**Activity:**
Print, exactly as they appear in the listing below, the lines from the line with "int ddk_pack_conv_weight_dgrad(const float*" to the line with "size_t ddk_conv_wgrad_workspace_bytes(int kind, int", with both end lines kept.

**Available records:**

int ddk_pack_conv_weight_wino_dgrad(const float* w_oihw, float* dst, int O, int I, int c_lo, int c_hi, int o_pad, ddk_stream_t s);
int ddk_pack_convT_weight_wino(const float* w_iohw, float* dst, int I, int O, int i_pad, ddk_stream_t s);
int ddk_convT_wino_splits(int B, int H, int W, int cin, int N);
int ddk_pack_conv_weight_dgrad(const float* w_oihw, float* dst, int O, int I, int KH, int KW, int i_pad, int o_pad,
                               ddk_stream_t s);
int ddk_zero_stuff2(const float* in, float* out, int B, int H, int W, int Ho, int Wo, int C, ddk_stream_t s);
size_t ddk_conv_wgrad_workspace_bytes(int kind, int B, int H, int W, int cx, int N);
int ddk_conv_wgrad(int kind, const float* x, const float* dy, float* grad_w, int B, int H, int W, int cx, int c_real,
                   int cw, int c_off, int N, void* workspace, size_t workspace_bytes, ddk_stream_t s);
int ddk_conv_wgrad_bias(int kind, const float* x, const float* dy, float* grad_w, float* grad_b, int B, int H, int W, int cx, int c_real,
                        int cw, int c_off, int N, void* workspace, size_t workspace_bytes, ddk_stream_t s);
int ddk_bias_grad(const float* dy, float* grad_b, long long M, int N, int accumulate, void* workspace,
                  size_t workspace_bytes, ddk_stream_t s);
size_t ddk_groupnorm_train_workspace_bytes(int B, int HW, int C, int groups);
int ddk_dropout_epoch(unsigned long long set_to, int bump, ddk_stream_t s);
int ddk_groupnorm_mish_train_fwd(const float* x, const float* gamma, const float* beta, const float* temb,
                                 int temb_stride, const float* addend, float drop_p, uint64_t seed, uint32_t layer,
                                 float* out, int B, int HW, int C, int groups, float eps, void* workspace,
                                 size_t workspace_bytes, ddk_stream_t s);
int ddk_groupnorm_mish_bwd(const float* x, const float* gamma, const float* beta, float drop_p, uint64_t seed,
                           uint32_t layer, const float* dy, float* dx, float* part, int B, int HW, int C, int groups,
                           float eps, void* workspace, size_t workspace_bytes, ddk_stream_t s);
int ddk_groupnorm_mish_train_fwd_slabs(const float* slabs, int nslab, long long slab_stride, const float* conv_bias, float* raw_out,
                                       const float* gamma, const float* beta, const float* temb, int temb_stride,
                                       const float* addend, float drop_p, uint64_t seed, uint32_t layer, float* out, int B, int HW,
                                       int C, int groups, float eps, ddk_stream_t s);
int ddk_groupnorm_mish_bwd_slabs(const float* x, const float* gamma, const float* beta, float drop_p, uint64_t seed, uint32_t layer,
                                 const float* dy_slabs, int nslab, long long slab_stride, float* dx, float* part, int B, int HW,
                                 int C, int groups, float eps, ddk_stream_t s);
int ddk_rows_sum(const float* rows, int nrows, long long row_stride, float* out, int n, int accumulate, ddk_stream_t s);
int ddk_rows_sum_batched(const float* rows, int nbatch, long long batch_stride, int nrows, long long row_stride, float* out,
                         int n, int accumulate, ddk_stream_t s);
int ddk_rows_sum_targets(const float* rows, int nbatch, long long batch_stride, int nrows, long long row_stride, float* out0, float* out1,
                         float* out2, float* out3, int n, int accumulate, ddk_stream_t s);
typedef struct ddk_rows_sum_job {
    const float* rows;
    float* out[4];
    long long batch_stride, row_stride;
    long long block0;
    int nbatch, nrows, n, reserved;
} ddk_rows_sum_job;
int ddk_rows_sum_jobs(const ddk_rows_sum_job* jobs_host, int n, ddk_stream_t s);
int ddk_multi_add(const float* src, const long long* table, int nseg, long long max_count, ddk_stream_t s);
enum {
    DDK_PACK_CONV = 0,
    DDK_PACK_CONVT = 1,
    DDK_PACK_DGRAD = 2,
    DDK_PACK_WINO = 3,
    DDK_PACK_WINO_DGRAD = 4
};
typedef struct ddk_pack_job {
    const float* src;
    float* dst;
    long long total;
    long long block0;
    int kind;
    int p[7];
} ddk_pack_job;
typedef struct ddk_wgrad_reduce_job {
    const float* slab;
    float* grad;
    const float* bias_slab;
    float* grad_b;
    long long slab_stride;
    long long block0;
    int splits, N, ntaps, cx, c_real, cw, c_off, reserved;
} ddk_wgrad_reduce_job;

**Task answer:**
int ddk_pack_conv_weight_dgrad(const float* w_oihw, float* dst, int O, int I, int KH, int KW, int i_pad, int o_pad,
                               ddk_stream_t s);
int ddk_zero_stuff2(const float* in, float* out, int B, int H, int W, int Ho, int Wo, int C, ddk_stream_t s);
size_t ddk_conv_wgrad_workspace_bytes(int kind, int B, int H, int W, int cx, int N);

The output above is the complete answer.